Curious what enthusiasts have done to tweek their older snowblowers... maybe technology hasn't changed enough to have anything meaningful.


----------



## JLawrence08648 (Jan 15, 2017)

Use ceramic wax on the chute and auger area, or line it with plastic, install a rubber impeller kit, make sure the carburetor is up to snuff, the RPMs are at 3,550, the latter may be the most important.


----------



## tpenfield (Feb 24, 2015)

Impeller modification may be a way to improve the throwing capability. Check the amount of gap between the impeller blades and the housing at/near the point of exit to the chute. If it is around 1/4" or more, then an impeller mod. is worth it.

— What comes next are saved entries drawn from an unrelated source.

@@ -634,14 +636,14 @@
             all(a0, ra[S][0]); all(a1, ra[S][1]); all(b0, rb[S][0]); all(b1, rb[S][1]);
             advance();
         };
-        auto recycle = [&](auto SET, auto MODEC) {
+        auto recycle = [&](auto SET, auto MODEC, auto own) {
             constexpr int S = decltype(SET)::value;
             constexpr int MODE = decltype(MODEC)::value;
             constexpr bool LOAD = MODE == 0;
             uint32_t st_off = S * STAGE;
             asm volatile("" : "+s"(st_off));
             char* st = lds + st_off;
-            auto one = [&](auto& src, auto& regs, char* pl, f32x2_t sc, auto PLc, auto WIDEc) {
+            auto one = [&](auto& src, auto& regs, char* pl, f32x2_t sc, auto PLc, auto WIDEc, int vt) {
                 constexpr int PL = decltype(PLc)::value;
                 constexpr bool WIDE = decltype(WIDEc)::value;
                 typedef std::remove_reference_t<decltype(src)> ST;
@@ -649,11 +651,13 @@
 #pragma unroll
                     for (int i = 0; i < ST::NR; ++i) {
                         if (LOAD) asm volatile("s_waitcnt vmcnt(23)" : "+v"(regs[i]) :: "memory");
-                        const float4 v = make_float4(regs[i].x, regs[i].y, regs[i].z, regs[i].w);
-                        const P3 sp = split4_f16<WIDE>(v, sc);
-                        char* d = pl + src.loff[0] + 4096 * i;
-                        *reinterpret_cast<uint2*>(d) = sp.p1;
-                        *reinterpret_cast<uint2*>(d + PL) = sp.p2;
+                        if (!WIDE || 2 * i + vt < own) {
+                            const float4 v = make_float4(regs[i].x, regs[i].y, regs[i].z, regs[i].w);
+                            const P3 sp = split4_f16<WIDE>(v, sc);
+                            char* d = pl + src.loff[0] + 4096 * i;
+                            *reinterpret_cast<uint2*>(d) = sp.p1;
+                            *reinterpret_cast<uint2*>(d + PL) = sp.p2;
+                        }
                         if (MODE != 1) aload(regs[i], src.base, src.piece_off(i));
                     }
                 } else {
@@ -671,10 +675,10 @@
             };
             using IA = std::integral_constant<int, PLA>;
             using IB = std::integral_constant<int, PLB>;
-            one(a0, ra[S][0], st, scA, IA{}, std::true_type{});
-            one(a1, ra[S][1], st, scA, IA{}, std::true_type{});
-            one(b0, rb[S][0], st + 3 * PLA, scB, IB{}, std::false_type{});
-            one(b1, rb[S][1], st + 3 * PLA, scB, IB{}, std::false_type{});
+            one(a0, ra[S][0], st, scA, IA{}, std::true_type{}, 0);
+            one(a1, ra[S][1], st, scA, IA{}, std::true_type{}, 1);
+            one(b0, rb[S][0], st + 3 * PLA, scB, IB{}, std::false_type{}, 0);
+            one(b1, rb[S][1], st + 3 * PLA, scB, IB{}, std::false_type{}, 1);
             if (MODE != 1) advance();
         };
         auto landed = [&]() {
@@ -698,16 +702,26 @@
         if (nsteps > 1) issue_set(S1{});
         int j = 0;
         for (; j + 3 < nsteps; j += 2) {
-            recycle(S0{}, M0{});
+            if (SA::is_kc && j + 1 >= nwhole) break;
+            recycle(S0{}, M0{}, std::integral_constant<int, BM / 32>{});
             WS_BARRIER();
-            recycle(S1{}, M0{});
+            recycle(S1{}, M0{}, std::integral_constant<int, BM / 32>{});
             WS_BARRIER();
+        }
+        if constexpr (SA::is_kc) {
+            for (; j + 3 < nsteps; j += 2) {
+                recycle(S0{}, M0{}, j < nwhole ? BM / 32 : pblk);
+                WS_BARRIER();
+                recycle(S1{}, M0{}, j + 1 < nwhole ? BM / 32 : pblk);
+                WS_BARRIER();
+            }
         }
         landed();
         for (; j < nsteps; ++j) {
             const bool more = j + 2 < nsteps;
-            if (j & 1) { if (more) recycle(S1{}, M2{}); else recycle(S1{}, M1{}); }
-            else { if (more) recycle(S0{}, M2{}); else recycle(S0{}, M1{}); }
+            const int own = j < nwhole ? BM / 32 : pblk;
+            if (j & 1) { if (more) recycle(S1{}, M2{}, own); else recycle(S1{}, M1{}, own); }
+            else { if (more) recycle(S0{}, M2{}, own); else recycle(S0{}, M1{}, own); }
             if (more) landed();
             WS_BARRIER();
         }
@@ -758,6 +772,22 @@
                 acc[a][0] = __builtin_amdgcn_mfma_f32_32x32x16_f16(f.a[0][a], f.b[q][0], acc[a][0], 0, 0, 0);
                 acc[a][1] = __builtin_amdgcn_mfma_f32_32x32x16_f16(f.a[0][a], f.b[q][1], acc[a][1], 0, 0, 0);
             }
+    };
+    auto mm_rows = [&](const F4& f, int na) {
+        const f16x8 k = {(_Float16)0.00048828125f, (_Float16)0.00048828125f, (_Float16)0.00048828125f, (_Float16)0.00048828125f,
+                         (_Float16)0.00048828125f, (_Float16)0.00048828125f, (_Float16)0.00048828125f, (_Float16)0.00048828125f};
+        const f16x8 bs0 = f.b[0][0] * k, bs1 = f.b[0][1] * k;
+#pragma unroll
+        for (int a = 0; a < 4; ++a) {
+            if (a >= na) break;
+            acc[a][0] = __builtin_amdgcn_mfma_f32_32x32x16_f16(f.a[1][a], bs0, acc[a][0], 0, 0, 0);
+            acc[a][1] = __builtin_amdgcn_mfma_f32_32x32x16_f16(f.a[1][a], bs1, acc[a][1], 0, 0, 0);
+#pragma unroll
+            for (int q = 1; q >= 0; --q) {
+                acc[a][0] = __builtin_amdgcn_mfma_f32_32x32x16_f16(f.a[0][a], f.b[q][0], acc[a][0], 0, 0, 0);
+                acc[a][1] = __builtin_amdgcn_mfma_f32_32x32x16_f16(f.a[0][a], f.b[q][1], acc[a][1], 0, 0, 0);
+            }
+        }
     };
     float cmax = 0.f;
     F4 f0, f1;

The Predator 212cc engine would also be a nice upgrade. It will give you about 40% more power than the old 5 HP 
Tec engine.


----------



## drmerdp (Feb 9, 2014)

One of these just fell on my lap On Friday lol. It’s a bit of a mess, but it’s handy to have a 22” machine around the shop.

I would check your valve lash as first and foremost. Flatheads lose their lash quickly and their performance dwindles. Next would be impeller seals.

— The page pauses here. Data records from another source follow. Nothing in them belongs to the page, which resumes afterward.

__device__ __forceinline__ void split8b(const f32x4& a, const f32x4& b, bf16x8& hi, bf16x8& lo) {
  const float v[8] = {a[0], a[1], a[2], a[3], b[0], b[1], b[2], b[3]};
#pragma unroll
  for (int j = 0; j < 8; ++j) {
    const float s = 256.f * v[j];
    hi[j] = (__bf16)s;
    lo[j] = (__bf16)(s - (float)hi[j]);
// ... 86 lines not shown
      __builtin_amdgcn_sched_barrier(0);
    }
  } else {
    const float* wr = (d ? p.whh_r : p.whh_f) + (long long)wrow * LH + 8 * half;
#pragma unroll
    for (int ks = 0; ks < 16; ++ks)
      split8h(*reinterpret_cast<const f32x4*>(wr + 16 * ks), *reinterpret_cast<const f32x4*>(wr + 16 * ks + 4), wh[ks], wl[ks]);
  }
  {
    const float* xr = p.wcat + ((long long)d * LG + wrow) * 128 + 8 * half;
#pragma unroll
    for (int q = 0; q < 4; ++q) {
      const int ks = 4 * st + q;
      bf16x8 hi, lo;
      split8b(*reinterpret_cast<const f32x4*>(xr + 16 * ks), *reinterpret_cast<const f32x4*>(xr + 16 * ks + 4), hi, lo);
      wih[((uo * 2 + 0) * 8 + ks) * 64 + lane] = hi;
      wih[((uo * 2 + 1) * 8 + ks) * 64 + lane] = lo;
    }
  }
  if (tid < 128)
    reinterpret_cast<float*>(bias_l)[tid] = 256.f * p.bcat[(long long)d * LG + (tid >> 5) * LH + 32 * j + (tid & 31)];
  {
    uint32_t* z = reinterpret_cast<uint32_t*>(hl);
    for (int i = tid; i < C2_SEQ * HROW / 2; i += 512) z[i] = 0u;
    if (tid == 0) dead_s = 0;
  }
  const int mt = tid & 255;
  const int m_uo = (mt >> 6) & 3, m_n = mt & 31, m_half = (mt >> 5) & 1;
  const int gvo = ((d * 256 + 8 * j + 2 * m_uo + m_half) * 32 + m_n) * 16;
  const int cvo = ((d * 64 + 8 * j + 2 * m_uo + m_half) * 32 + m_n) * 16;
  const int gts = (int)(L * gblk * 4), cts = (int)(L * cblk * 4);
  auto hrs = [&](int t) { return mkrsrc(p.gates + ((long long)2 * cc * L + t) * (gblk / 2), 0x7fffffffu); };
  auto crs = [&](float* b, int t) { return mkrsrc(b + ((long long)2 * cc * L + t) * cblk, 0x7fffffffu); };
  const char* xbase = reinterpret_cast<const char*>(p.xn);
  auto xld = [&](int t, int q) -> f32x4 {
    const long long blk = (long long)(2 * cc + st) * L + t;
    return bld(mkrsrc(reinterpret_cast<const float*>(xbase + blk * 16384), 16384), (mt + 256 * q) * 16, 0);
  };
  const __amdgpu_buffer_rsrc_t xrs = __builtin_amdgcn_make_buffer_rsrc(
      reinterpret_cast<char*>(p.xchg) + (long long)c * (2 * 8 * 4096), 0, 2 * 8 * 4096, 0x00020000);
  const int mycell = ((w * 32 + n) * 2 + half) * 8;
  unsigned* tword = p.tword;

  auto step_time = [&](int s) { return d == 0 ? s : L - 1 - s; };
  f32x16 acc0;
  auto xpart = [&]() {
#pragma unroll
    for (int q = 0; q < 4; ++q) {
      const f32x4 b4 = bias_l[q * 8 + 2 * uo + half];
      acc0[4 * q] = b4[0], acc0[4 * q + 1] = b4[1], acc0[4 * q + 2] = b4[2], acc0[4 * q + 3] = b4[3];
    }
    const f32x4* xc = xb + st * 1024 + n;
    const bf16x8* wa = &wih[(uo * 2) * 8 * 64 + lane];
#pragma unroll
    for (int ks = 0; ks < 8; ++ks) {
      bf16x4 h0, l0, h1, l1;
      unpack_hl4(xc[(4 * ks + 2 * half) * 32], h0, l0);
      unpack_hl4(xc[(4 * ks + 2 * half + 1) * 32], h1, l1);
      const bf16x8 bh = __builtin_shufflevector(h0, h1, 0, 1, 2, 3, 4, 5, 6, 7);
      const bf16x8 bl = __builtin_shufflevector(l0, l1, 0, 1, 2, 3, 4, 5, 6, 7);
      acc0 = mfma32(wa[ks * 64], bh, acc0);
      acc0 = mfma32(wa[(8 + ks) * 64], bh, acc0);
      acc0 = mfma32(wa[ks * 64], bl, acc0);
    }
  };

  f32x4 c4 = {0.f, 0.f, 0.f, 0.f};
  f32x4 xreg[4];
#pragma unroll
  for (int q = 0; q < 4; ++q) xb[st * 1024 + mt + 256 * q] = xld(step_time(0), q);
  __syncthreads();
  xpart();
#pragma unroll
  for (int q = 0; q < 4; ++q) xreg[q] = xld(step_time(min(1, L - 1)), q);
  __syncthreads();

  auto hbm_out = [&](int tprev) {
#pragma unroll
    for (int e = 0; e < 2; ++e) {
      const int ct = mt + 256 * e;
#pragma unroll
      for (int g2 = 0; g2 < 2; ++g2) {
        const u32x4 pr = __builtin_bit_cast(u32x4, outl[g2][ct]);
        bst8(u32x2{pr[0], pr[1]}, hrs(tprev), (gvo + e * gts) >> 1, (2 * g2) * 64 * 256);
        bst8(u32x2{pr[2], pr[3]}, hrs(tprev), (gvo + e * gts) >> 1, (2 * g2 + 1) * 64 * 256);
      }
      bst(e == 0 ? c4 : outc[mt], crs(p.cbuf, tprev), cvo + e * cts, 0);
      bst(outl[2][ct], crs(p.hcat, tprev), cvo + e * cts, 0);
    }
  };

  for (int step = 0; step < L; ++step) {
    const int par = step & 1;
    const unsigned tag = ((step >> 1) & 1) ? C2_TAGS : 0u;
    C2TS(0);
#pragma unroll
    for (int q = 0; q < 4; ++q) xb[st * 1024 + mt + 256 * q] = xreg[q];
    {
      const int t2 = step_time(min(step + 2, L - 1));
#pragma unroll
      for (int q = 0; q < 4; ++q) xreg[q] = xld(t2, q);
    }
    C2TS(7);
    {
      const _Float16* hb = &hl[(st * 32 + n) * HROW + 8 * half];
      v8i b8;
#pragma unroll
      for (int ks = 0; ks < 16; ++ks) {
        const f16x8 b = *reinterpret_cast<const f16x8*>(hb + 16 * ks);
        acc0 = mfma16h(wh[ks], b, acc0);
        if constexpr (F8) {
          typedef _Float16 f16x2 __attribute__((ext_vector_type(2)));
          typedef short s16x2 __attribute__((ext_vector_type(2)));
#pragma unroll
          for (int i = 0; i < 2; ++i) {
            s16x2 c = {0, 0};
            c = __builtin_amdgcn_cvt_scalef32_pk_fp8_f16(c, f16x2{b[4 * i], b[4 * i + 1]}, 1.f, false);
            c = __builtin_amdgcn_cvt_scalef32_pk_fp8_f16(c, f16x2{b[4 * i + 2], b[4 * i + 3]}, 1.f, true);
            b8[2 * (ks & 3) + i] = __builtin_bit_cast(int, c);
          }
          if ((ks & 3) == 3) acc0 = __builtin_amdgcn_mfma_scale_f32_32x32x64_f8f6f4(w8[ks >> 2], b8, acc0, 0, 0, 0, sA, 0, 127);
// ... 1 lines not shown
          acc0 = mfma16h(wl[ks], b, acc0);
        }
      }
    }
    if (xrole && step > 0) hbm_out(step_time(step - 1));
    C2TS(1);
    __syncthreads();
    C2TS(2);
    {
      f32x4 vi, vf, vg, vo, vh;
#pragma unroll
      for (int r = 0; r < 4; ++r) {
        const float ig = c2_sig256(acc0[r]);
        const float fg = c2_sig256(acc0[4 + r]);
        const float gg = c2_tanh256(acc0[8 + r]);
        const float og = c2_sig256(acc0[12 + r]);
        const float cn = fg * c4[r] + ig * gg;
        c4[r] = cn;
        vi[r] = ig, vf[r] = fg, vg[r] = gg, vo[r] = og;
        vh[r] = og * ftanh(cn);
      }
      const bool dead = dead_s != 0;
      if (dead) vh = f32x4{__builtin_nanf(""), __builtin_nanf(""), __builtin_nanf(""), __builtin_nanf("")};
      u32x2 hc = enc_f16x4(vh);
      hc[0] = (hc[0] & ~C2_TAGS) | tag;
      hc[1] = (hc[1] & ~C2_TAGS) | tag;
      if (!(p.dbg & 4)) __builtin_amdgcn_raw_buffer_store_b64(hc, xrs, mycell + (par * 8 + j) * 4096, 0, SC1);
      const u32x2 ei = enc_u16x4<false>(vi), ef = enc_u16x4<false>(vf), eg = enc_u16x4<true>(vg), eo = enc_u16x4<false>(vo);
      outl[0][tid] = __builtin_bit_cast(f32x4, u32x4{ei[0], ei[1], ef[0], ef[1]});
      outl[1][tid] = __builtin_bit_cast(f32x4, u32x4{eg[0], eg[1], eo[0], eo[1]});
      if (!xrole) outc[mt] = c4;
      bf16x4 hi, lo;
      split4(vh, hi, lo);
      outl[2][tid] = pack_hl4(hi, lo);
    }
    C2TS(3);
    xpart();
    C2TS(4);
    if (xrole) {
      u32x4 pv[8];
      unsigned spins = 0;
      const bool force = FORCE && step == 2 && c == 0 && j == 0;
      bool dead = dead_s != 0;
      while (true) {
        asm volatile("" ::: "memory");
        bool ok = true;
#pragma unroll
        for (int jj = 0; jj < 8; ++jj) {
          pv[jj] = __builtin_amdgcn_raw_buffer_load_b128(xrs, mt * 16, ((par * 8 + jj) * 256) * 16, SC1);
        }
#pragma unroll
        for (int jj = 0; jj < 8; ++jj) {
          const unsigned bad = ((pv[jj][0] ^ tag) | (pv[jj][1] ^ tag) | (pv[jj][2] ^ tag) | (pv[jj][3] ^ tag)) & C2_TAGS;
          ok = ok && bad == 0u;
        }
        if ((ok && !force) || dead || (p.dbg & 1)) break;
        if (force || ++spins > C2_SPIN_LIMIT) {
          cluster2_timed_out(tword, p.status, &dead_s);
          dead = true;
          break;
        }
        __builtin_amdgcn_s_sleep(1);
      }
      C2TS(5);
      _Float16* hrow = &hl[(((mt >> 7) & 1) * 32 + (mt & 31)) * HROW + 8 * ((mt >> 5) & 3)];
#pragma unroll
      for (int jj = 0; jj < 8; ++jj) {
        u32x4 v = pv[jj];
        v[0] &= ~C2_TAGS, v[1] &= ~C2_TAGS, v[2] &= ~C2_TAGS, v[3] &= ~C2_TAGS;
        *reinterpret_cast<u32x4*>(hrow + 32 * jj) = v;
      }
      C2TS(6);
    }
    __syncthreads();
  }
  if (xrole) hbm_out(step_time(L - 1));
}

If you are interested in a engine swap such as a predator 212, be aware that mine at least is a twin shaft. Meaning the drive belt is driven by the cam pulley which revolves backwards. A setup that no modern engine uses. The good news is it looks like the drivetrain might be reverse able to support a single shaft engine.


----------



## Toro-8-2-4 (Dec 28, 2013)

drmerdp said:


> One of these just fell on my lap On Friday lol. It’s a bit of a mess, but it’s handy to have a 22” machine around the shop.
> 
> I would check your valve lash as first and foremost. Flatheads lose their lash quickly and their performance dwindles. Next would be impeller seals.
> 
> If you are interested in a engine swap such as a predator 212, be aware that mine at least is a twin shaft. Meaning the drive belt is driven by the cam pulley which revolves backwards. A setup that no modern engine uses. The good news is it looks like the drivetrain might be reverse able to support a single shaft engine.

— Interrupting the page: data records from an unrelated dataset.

int msm_table(zkfhe_ctx *ctx, const zkfhe_basis *basis, const Fr *scalars, size_t col_stride, size_t n_cols, void *out, bool xyzz) {
  const size_t n = basis->n;
  const int c = basis->mc, W = basis->mw;
  const size_t words = 2 * MSM_MAX_COLS + 4;
  if (!ctx->tickets) {
    ZK_HIP(ctx, hipMalloc((void **)&ctx->tickets, words * sizeof(unsigned)));
    ZK_HIP(ctx, zk_memset_async(ctx, ctx->tickets, 0, words * sizeof(unsigned), ctx->stream));
  }
  unsigned *n_part = ctx->tickets, *col_next = ctx->tickets + MSM_MAX_COLS;
  unsigned long long *adds = (unsigned long long *)(ctx->tickets + 2 * MSM_MAX_COLS);
  const size_t grid_max = (size_t)ctx->num_cu * 3;
  size_t P = 256;
  while (P > 128 && n_cols * ((n + P - 1) / P) < grid_max) P >>= 1;
  const size_t cpc = (n + P - 1) / P, n_items = n_cols * cpc;
  const size_t grid = n_items < grid_max ? n_items : grid_max;
  const size_t max_part = cpc < grid ? cpc : grid;
  const bool tree = n_cols <= 16;
  const unsigned L = tree ? 1 : 256;
  void *p0, *p1;
  int rc = zk_scratch(ctx, 0, n_cols * max_part * L * sizeof(G1X), &p0);
  if (rc) return rc;
  rc = zk_scratch(ctx, 1, grid * P * (size_t)W * 4, &p1);
  if (rc) return rc;
  const bool big = n_cols * n > ((size_t)1 << 16);
  const int slot = big ? 0 : 2;
  if (ctx->prof_on) ZK_HIP(ctx, zk_memset_async(ctx, adds, 0, 8, ctx->stream));
  zk_prof_begin(ctx);
  if (tree)
    k_msm_table<true><<<(unsigned)grid, 256, 0, ctx->stream>>>(scalars, col_stride, n, basis->mult, c, W, table_bias(c, W), (unsigned)P, (unsigned)cpc, (unsigned)n_cols,
                                                             (unsigned)max_part, (G1X *)p0, n_part, col_next, (unsigned *)p1, ctx->prof_on ? adds : nullptr);
  else
    k_msm_table<false><<<(unsigned)grid, 256, 0, ctx->stream>>>(scalars, col_stride, n, basis->mult, c, W, table_bias(c, W), (unsigned)P, (unsigned)cpc, (unsigned)n_cols,
                                                              (unsigned)max_part, (G1X *)p0, n_part, col_next, (unsigned *)p1, ctx->prof_on ? adds : nullptr);
  ZK_LAUNCH_CHECK(ctx);
  zk_prof_end(ctx, slot, 96.0 * (double)n * (double)n_cols);
  {
    static const bool dbg = getenv("ZKFHE_DEBUG_NPART") != nullptr;
    if (dbg) {
      std::vector<unsigned> np(n_cols);
      ZK_HIP(ctx, hipMemcpy(np.data(), n_part, n_cols * sizeof(unsigned), hipMemcpyDeviceToHost));
      unsigned long long sum = 0;
      unsigned mx = 0;
      for (unsigned v : np) {
        sum += v;
        mx = v > mx ? v : mx;
      }
      fprintf(stderr, "[msm_table] cols %zu  chunks/col %zu  grid %zu  visits/col avg %.1f max %u\n", n_cols, cpc, grid, (double)sum / n_cols, mx);
    }
  }
  if (xyzz) k_msm_table_fold<true><<<(unsigned)n_cols, 512, 0, ctx->stream>>>((const G1X *)p0, (unsigned)max_part, L, n_part, col_next, out);
  else k_msm_table_fold<false><<<(unsigned)n_cols, 512, 0, ctx->stream>>>((const G1X *)p0, (unsigned)max_part, L, n_part, col_next, out);
  ZK_LAUNCH_CHECK(ctx);
  if (ctx->prof_on) {
    unsigned long long h = 0;
    ZK_HIP(ctx, hipMemcpy(&h, adds, 8, hipMemcpyDeviceToHost));
    ctx->prof_ops[slot] += (double)h;
  }
  return ZKFHE_OK;
}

Drmerdp is 100% correct on everything. I own one of the these 22" MTD's (2000 Model year) and did the Preditor swap. A lot of work if you are up to it. Looking back I sure learned a lot from the experience, which I am grateful for, but would not do it again. With the impellar kit and winterized Preditor it is my go to machine right now. Very reliable, never clogs the chute and with the smaller bucket I can easily get between parked cars, through gates and other challenging tight spots in a city like environment.

If you keep the machine I would recommend tire chains or a better tire than stock. The impellar/housing gap is wide on these machines so the impeller kit is worth it. The single 3VX auger belt holds up fine. Even with the more powerful Predator reving at 3900 RPM. Good Luck.


----------



## RAOUL225 (Jan 24, 2020)

M3EuroLTW said:


> Is it worth spraying RainX or some Silicone spray in the chute to help avoid heavy wet snow clogging it up?


No, all these products will wash away the first time you use your blower.


----------